Check each line of the entries below for the word "thresh", then report how many have it, with no other words.
*****
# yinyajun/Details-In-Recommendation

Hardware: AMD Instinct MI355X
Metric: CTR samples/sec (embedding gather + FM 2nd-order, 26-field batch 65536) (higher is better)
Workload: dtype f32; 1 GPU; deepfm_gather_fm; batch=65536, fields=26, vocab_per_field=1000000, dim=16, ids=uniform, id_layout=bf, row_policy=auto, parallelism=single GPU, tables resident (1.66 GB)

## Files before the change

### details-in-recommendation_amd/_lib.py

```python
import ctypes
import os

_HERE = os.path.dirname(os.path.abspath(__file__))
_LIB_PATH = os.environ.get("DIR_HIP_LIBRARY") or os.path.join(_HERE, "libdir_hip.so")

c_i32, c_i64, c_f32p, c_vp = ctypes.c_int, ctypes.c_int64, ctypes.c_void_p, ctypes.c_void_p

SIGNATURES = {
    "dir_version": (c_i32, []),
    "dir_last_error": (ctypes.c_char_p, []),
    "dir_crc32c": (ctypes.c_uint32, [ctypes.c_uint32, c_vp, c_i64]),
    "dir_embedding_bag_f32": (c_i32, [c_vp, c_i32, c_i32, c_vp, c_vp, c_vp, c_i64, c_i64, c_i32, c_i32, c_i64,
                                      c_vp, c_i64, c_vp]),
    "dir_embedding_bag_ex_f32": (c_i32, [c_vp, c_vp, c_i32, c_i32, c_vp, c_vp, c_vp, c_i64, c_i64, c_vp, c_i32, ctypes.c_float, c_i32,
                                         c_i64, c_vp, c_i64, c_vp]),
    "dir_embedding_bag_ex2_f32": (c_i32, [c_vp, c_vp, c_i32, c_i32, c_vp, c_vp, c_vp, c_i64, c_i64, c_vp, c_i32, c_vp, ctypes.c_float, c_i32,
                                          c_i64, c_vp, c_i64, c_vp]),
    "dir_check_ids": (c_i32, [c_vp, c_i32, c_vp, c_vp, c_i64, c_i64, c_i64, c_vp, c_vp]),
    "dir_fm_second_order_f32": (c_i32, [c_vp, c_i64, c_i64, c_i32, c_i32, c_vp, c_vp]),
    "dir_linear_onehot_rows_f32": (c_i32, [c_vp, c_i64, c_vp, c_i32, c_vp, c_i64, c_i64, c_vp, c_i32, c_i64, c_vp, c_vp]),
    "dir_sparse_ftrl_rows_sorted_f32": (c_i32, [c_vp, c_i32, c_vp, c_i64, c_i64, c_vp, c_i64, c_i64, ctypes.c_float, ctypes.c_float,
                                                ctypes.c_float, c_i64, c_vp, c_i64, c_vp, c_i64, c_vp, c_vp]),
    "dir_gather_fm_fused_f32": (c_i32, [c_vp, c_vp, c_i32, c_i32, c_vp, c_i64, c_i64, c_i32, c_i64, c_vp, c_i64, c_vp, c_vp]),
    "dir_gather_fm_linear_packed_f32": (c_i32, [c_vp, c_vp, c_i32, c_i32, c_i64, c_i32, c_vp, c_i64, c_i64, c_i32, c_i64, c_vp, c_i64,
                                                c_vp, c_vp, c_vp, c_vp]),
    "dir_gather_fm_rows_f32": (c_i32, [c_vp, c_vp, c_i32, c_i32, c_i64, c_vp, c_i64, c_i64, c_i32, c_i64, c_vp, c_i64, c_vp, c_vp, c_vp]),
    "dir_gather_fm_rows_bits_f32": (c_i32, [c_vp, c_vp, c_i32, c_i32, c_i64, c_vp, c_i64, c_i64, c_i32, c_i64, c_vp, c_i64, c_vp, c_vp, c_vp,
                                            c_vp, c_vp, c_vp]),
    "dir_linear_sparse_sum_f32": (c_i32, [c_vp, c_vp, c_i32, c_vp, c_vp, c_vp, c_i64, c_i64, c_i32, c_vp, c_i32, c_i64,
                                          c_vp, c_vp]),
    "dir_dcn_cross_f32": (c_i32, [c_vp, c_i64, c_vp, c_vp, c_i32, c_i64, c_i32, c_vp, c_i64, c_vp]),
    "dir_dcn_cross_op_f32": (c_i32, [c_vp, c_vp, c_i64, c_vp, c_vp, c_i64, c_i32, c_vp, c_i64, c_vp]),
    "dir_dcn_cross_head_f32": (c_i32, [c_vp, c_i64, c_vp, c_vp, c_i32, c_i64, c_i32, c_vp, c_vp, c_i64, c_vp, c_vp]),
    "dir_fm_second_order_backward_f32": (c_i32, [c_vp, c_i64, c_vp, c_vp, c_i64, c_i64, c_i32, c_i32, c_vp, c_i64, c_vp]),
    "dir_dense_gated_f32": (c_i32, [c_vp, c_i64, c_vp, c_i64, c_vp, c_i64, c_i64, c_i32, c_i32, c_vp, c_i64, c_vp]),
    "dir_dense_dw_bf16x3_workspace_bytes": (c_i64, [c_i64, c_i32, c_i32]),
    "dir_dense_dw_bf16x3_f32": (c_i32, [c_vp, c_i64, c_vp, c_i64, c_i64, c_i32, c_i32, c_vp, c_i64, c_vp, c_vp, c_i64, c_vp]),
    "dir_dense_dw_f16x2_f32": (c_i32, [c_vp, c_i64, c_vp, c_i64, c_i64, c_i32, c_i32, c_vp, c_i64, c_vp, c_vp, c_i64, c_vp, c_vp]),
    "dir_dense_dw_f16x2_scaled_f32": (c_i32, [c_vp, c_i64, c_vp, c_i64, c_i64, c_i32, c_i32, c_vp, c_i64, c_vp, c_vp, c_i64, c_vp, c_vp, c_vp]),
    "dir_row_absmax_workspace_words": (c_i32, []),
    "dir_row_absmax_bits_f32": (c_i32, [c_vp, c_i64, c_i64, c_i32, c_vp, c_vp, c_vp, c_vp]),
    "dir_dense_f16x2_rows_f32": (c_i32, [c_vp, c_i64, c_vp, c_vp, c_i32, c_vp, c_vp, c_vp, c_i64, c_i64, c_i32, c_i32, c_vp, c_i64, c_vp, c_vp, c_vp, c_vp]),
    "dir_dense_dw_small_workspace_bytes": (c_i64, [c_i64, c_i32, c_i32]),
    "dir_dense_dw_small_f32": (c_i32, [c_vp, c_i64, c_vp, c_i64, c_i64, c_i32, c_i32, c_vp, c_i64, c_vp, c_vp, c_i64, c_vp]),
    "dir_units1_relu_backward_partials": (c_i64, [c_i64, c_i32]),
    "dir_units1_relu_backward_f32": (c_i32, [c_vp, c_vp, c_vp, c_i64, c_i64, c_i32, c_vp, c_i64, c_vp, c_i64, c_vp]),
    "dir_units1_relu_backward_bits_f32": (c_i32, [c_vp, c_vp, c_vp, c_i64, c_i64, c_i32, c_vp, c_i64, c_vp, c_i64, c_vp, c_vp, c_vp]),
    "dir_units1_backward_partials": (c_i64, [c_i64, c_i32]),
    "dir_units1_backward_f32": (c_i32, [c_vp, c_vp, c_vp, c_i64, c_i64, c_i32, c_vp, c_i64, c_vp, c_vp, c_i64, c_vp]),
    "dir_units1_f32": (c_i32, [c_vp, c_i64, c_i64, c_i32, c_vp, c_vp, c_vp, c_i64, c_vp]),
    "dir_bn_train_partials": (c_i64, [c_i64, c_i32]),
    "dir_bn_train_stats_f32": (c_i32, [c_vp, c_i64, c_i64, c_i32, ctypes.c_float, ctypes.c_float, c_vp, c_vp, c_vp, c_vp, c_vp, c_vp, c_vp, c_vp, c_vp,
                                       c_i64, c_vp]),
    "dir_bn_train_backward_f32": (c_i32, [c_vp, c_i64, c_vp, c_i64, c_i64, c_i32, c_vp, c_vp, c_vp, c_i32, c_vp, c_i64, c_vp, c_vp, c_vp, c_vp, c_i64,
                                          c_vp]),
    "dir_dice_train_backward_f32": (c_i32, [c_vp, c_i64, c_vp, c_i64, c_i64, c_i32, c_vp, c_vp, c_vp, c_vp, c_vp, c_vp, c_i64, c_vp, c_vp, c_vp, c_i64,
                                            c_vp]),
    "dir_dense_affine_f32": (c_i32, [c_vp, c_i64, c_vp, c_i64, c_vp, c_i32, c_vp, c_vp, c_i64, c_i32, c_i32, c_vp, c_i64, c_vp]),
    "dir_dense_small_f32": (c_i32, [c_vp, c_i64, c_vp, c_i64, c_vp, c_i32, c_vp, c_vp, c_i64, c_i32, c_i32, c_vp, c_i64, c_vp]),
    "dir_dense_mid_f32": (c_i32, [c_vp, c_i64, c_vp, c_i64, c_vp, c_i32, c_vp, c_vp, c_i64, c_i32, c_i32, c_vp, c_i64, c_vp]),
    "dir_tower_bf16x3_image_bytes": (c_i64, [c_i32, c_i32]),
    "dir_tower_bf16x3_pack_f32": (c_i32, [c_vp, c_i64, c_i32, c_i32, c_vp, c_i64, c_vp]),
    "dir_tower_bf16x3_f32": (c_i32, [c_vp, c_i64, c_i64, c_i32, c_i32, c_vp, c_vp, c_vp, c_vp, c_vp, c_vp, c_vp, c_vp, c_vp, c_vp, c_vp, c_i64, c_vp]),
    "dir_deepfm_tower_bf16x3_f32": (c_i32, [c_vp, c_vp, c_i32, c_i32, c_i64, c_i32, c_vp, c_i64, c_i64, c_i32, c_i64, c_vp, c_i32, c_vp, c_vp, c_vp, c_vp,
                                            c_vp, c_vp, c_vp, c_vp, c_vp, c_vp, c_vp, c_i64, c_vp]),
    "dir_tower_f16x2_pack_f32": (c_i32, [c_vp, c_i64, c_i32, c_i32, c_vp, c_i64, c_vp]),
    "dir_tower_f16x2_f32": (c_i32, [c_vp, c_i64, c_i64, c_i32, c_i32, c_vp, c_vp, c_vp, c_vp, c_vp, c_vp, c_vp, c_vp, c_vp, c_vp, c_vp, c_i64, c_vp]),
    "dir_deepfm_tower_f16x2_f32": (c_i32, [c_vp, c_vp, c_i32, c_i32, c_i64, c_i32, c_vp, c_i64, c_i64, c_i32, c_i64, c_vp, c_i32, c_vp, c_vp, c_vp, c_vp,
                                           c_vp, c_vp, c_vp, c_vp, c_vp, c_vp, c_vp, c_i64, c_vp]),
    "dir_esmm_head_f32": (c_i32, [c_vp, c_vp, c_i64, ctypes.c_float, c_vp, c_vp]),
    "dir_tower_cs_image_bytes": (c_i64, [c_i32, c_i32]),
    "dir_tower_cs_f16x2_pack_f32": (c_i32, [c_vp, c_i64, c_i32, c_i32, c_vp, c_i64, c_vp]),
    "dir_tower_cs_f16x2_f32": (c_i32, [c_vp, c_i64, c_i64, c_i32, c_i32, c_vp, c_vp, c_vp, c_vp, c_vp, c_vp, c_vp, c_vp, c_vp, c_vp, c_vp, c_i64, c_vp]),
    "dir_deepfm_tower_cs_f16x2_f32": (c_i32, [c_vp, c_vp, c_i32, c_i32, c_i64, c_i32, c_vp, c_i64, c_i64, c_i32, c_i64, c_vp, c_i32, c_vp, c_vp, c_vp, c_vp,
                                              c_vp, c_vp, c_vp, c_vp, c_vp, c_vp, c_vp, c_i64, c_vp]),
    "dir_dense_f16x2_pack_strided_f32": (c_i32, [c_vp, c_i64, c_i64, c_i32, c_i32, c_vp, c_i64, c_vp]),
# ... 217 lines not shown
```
*****
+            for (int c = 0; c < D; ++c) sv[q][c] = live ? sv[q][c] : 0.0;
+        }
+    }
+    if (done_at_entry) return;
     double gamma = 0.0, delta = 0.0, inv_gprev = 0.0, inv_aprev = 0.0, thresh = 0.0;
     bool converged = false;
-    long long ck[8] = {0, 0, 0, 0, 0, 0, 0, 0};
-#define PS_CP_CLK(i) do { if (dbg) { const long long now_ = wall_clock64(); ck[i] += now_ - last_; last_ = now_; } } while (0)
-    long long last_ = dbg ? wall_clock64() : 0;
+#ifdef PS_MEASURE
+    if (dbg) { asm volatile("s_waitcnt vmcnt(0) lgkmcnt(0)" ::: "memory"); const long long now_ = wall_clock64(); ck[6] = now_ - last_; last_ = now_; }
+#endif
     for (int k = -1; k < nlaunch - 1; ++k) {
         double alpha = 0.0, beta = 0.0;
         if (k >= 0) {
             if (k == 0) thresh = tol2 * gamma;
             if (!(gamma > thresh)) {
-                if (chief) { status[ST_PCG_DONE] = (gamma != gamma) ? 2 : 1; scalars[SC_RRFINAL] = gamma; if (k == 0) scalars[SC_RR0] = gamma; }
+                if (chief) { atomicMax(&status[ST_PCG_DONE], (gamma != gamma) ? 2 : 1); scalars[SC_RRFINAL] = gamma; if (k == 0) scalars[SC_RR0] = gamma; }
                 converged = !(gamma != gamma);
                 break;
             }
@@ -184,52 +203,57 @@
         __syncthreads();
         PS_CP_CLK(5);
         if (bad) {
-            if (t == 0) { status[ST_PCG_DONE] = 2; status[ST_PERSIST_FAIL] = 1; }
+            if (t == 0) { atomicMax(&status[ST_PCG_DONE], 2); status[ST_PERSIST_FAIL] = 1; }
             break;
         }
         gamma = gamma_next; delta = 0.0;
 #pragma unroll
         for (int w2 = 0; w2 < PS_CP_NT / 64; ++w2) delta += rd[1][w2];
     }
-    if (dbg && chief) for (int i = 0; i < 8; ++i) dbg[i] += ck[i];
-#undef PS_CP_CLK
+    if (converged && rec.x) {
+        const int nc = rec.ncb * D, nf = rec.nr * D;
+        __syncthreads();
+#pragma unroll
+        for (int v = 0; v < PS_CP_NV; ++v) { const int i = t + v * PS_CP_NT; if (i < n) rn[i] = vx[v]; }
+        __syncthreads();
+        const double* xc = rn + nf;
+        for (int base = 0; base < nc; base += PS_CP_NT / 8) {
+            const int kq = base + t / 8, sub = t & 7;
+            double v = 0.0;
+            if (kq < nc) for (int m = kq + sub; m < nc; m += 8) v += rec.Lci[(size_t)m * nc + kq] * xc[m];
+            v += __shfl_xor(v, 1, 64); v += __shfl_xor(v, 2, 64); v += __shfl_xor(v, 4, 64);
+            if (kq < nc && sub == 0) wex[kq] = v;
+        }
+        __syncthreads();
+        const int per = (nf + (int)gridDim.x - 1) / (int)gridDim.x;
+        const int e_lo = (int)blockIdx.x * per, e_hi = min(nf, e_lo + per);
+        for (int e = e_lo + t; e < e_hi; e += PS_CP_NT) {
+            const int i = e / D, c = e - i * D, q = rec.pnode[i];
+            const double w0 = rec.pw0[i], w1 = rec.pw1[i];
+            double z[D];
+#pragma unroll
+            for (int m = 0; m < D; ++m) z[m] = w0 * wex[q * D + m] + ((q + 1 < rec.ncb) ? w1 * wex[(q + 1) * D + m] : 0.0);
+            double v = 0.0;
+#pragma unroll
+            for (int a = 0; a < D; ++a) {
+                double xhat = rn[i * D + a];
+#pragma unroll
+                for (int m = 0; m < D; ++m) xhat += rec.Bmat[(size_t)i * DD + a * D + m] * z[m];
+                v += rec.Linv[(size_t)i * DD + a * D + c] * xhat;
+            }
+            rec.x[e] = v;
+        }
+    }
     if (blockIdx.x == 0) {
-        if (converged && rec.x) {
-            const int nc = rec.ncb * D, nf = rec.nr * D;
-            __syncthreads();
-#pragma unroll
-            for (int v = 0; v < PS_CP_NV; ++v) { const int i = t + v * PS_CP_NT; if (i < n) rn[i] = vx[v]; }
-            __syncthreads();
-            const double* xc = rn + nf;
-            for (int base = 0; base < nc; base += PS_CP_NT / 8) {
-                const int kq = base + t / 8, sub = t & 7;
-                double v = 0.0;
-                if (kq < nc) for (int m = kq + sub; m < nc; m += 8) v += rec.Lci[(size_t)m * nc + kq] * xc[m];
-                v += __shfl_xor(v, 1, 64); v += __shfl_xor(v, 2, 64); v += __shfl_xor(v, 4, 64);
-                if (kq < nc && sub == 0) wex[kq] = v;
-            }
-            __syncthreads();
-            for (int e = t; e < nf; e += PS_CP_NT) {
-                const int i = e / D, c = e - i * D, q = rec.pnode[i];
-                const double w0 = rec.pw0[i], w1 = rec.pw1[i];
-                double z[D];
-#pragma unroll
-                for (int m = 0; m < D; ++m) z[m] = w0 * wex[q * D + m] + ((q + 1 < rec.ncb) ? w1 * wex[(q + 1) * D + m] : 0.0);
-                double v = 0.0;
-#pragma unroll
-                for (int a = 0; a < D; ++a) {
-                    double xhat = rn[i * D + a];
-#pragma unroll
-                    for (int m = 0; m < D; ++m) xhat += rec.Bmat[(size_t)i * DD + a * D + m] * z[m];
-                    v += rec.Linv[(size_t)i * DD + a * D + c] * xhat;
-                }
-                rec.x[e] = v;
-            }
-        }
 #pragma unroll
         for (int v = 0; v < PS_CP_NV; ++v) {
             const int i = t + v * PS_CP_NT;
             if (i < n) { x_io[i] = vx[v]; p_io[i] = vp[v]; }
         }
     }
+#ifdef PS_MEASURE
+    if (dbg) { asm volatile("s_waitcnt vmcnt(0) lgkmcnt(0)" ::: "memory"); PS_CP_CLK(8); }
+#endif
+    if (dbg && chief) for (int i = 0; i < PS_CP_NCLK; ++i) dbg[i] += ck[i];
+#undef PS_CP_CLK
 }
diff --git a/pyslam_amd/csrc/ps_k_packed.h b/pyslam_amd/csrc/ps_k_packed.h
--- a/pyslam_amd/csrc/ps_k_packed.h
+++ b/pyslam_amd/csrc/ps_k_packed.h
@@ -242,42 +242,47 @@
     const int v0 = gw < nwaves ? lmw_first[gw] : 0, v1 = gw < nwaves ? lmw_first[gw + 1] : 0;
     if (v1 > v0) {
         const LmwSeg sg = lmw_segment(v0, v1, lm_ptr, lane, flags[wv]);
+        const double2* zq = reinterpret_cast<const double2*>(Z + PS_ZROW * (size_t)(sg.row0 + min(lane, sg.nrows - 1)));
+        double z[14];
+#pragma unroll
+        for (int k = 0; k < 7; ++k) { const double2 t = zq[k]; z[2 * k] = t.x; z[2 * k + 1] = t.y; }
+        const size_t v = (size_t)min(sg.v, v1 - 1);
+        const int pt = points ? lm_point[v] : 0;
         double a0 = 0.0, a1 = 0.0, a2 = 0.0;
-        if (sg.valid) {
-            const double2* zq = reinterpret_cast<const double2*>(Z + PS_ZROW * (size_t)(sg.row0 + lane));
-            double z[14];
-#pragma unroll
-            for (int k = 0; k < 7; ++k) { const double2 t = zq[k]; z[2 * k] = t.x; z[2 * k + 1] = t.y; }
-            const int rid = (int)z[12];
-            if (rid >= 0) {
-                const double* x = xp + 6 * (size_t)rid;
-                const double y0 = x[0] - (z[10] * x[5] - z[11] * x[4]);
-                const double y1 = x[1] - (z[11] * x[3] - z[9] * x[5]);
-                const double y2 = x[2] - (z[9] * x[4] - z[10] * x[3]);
*****
## Answer section
3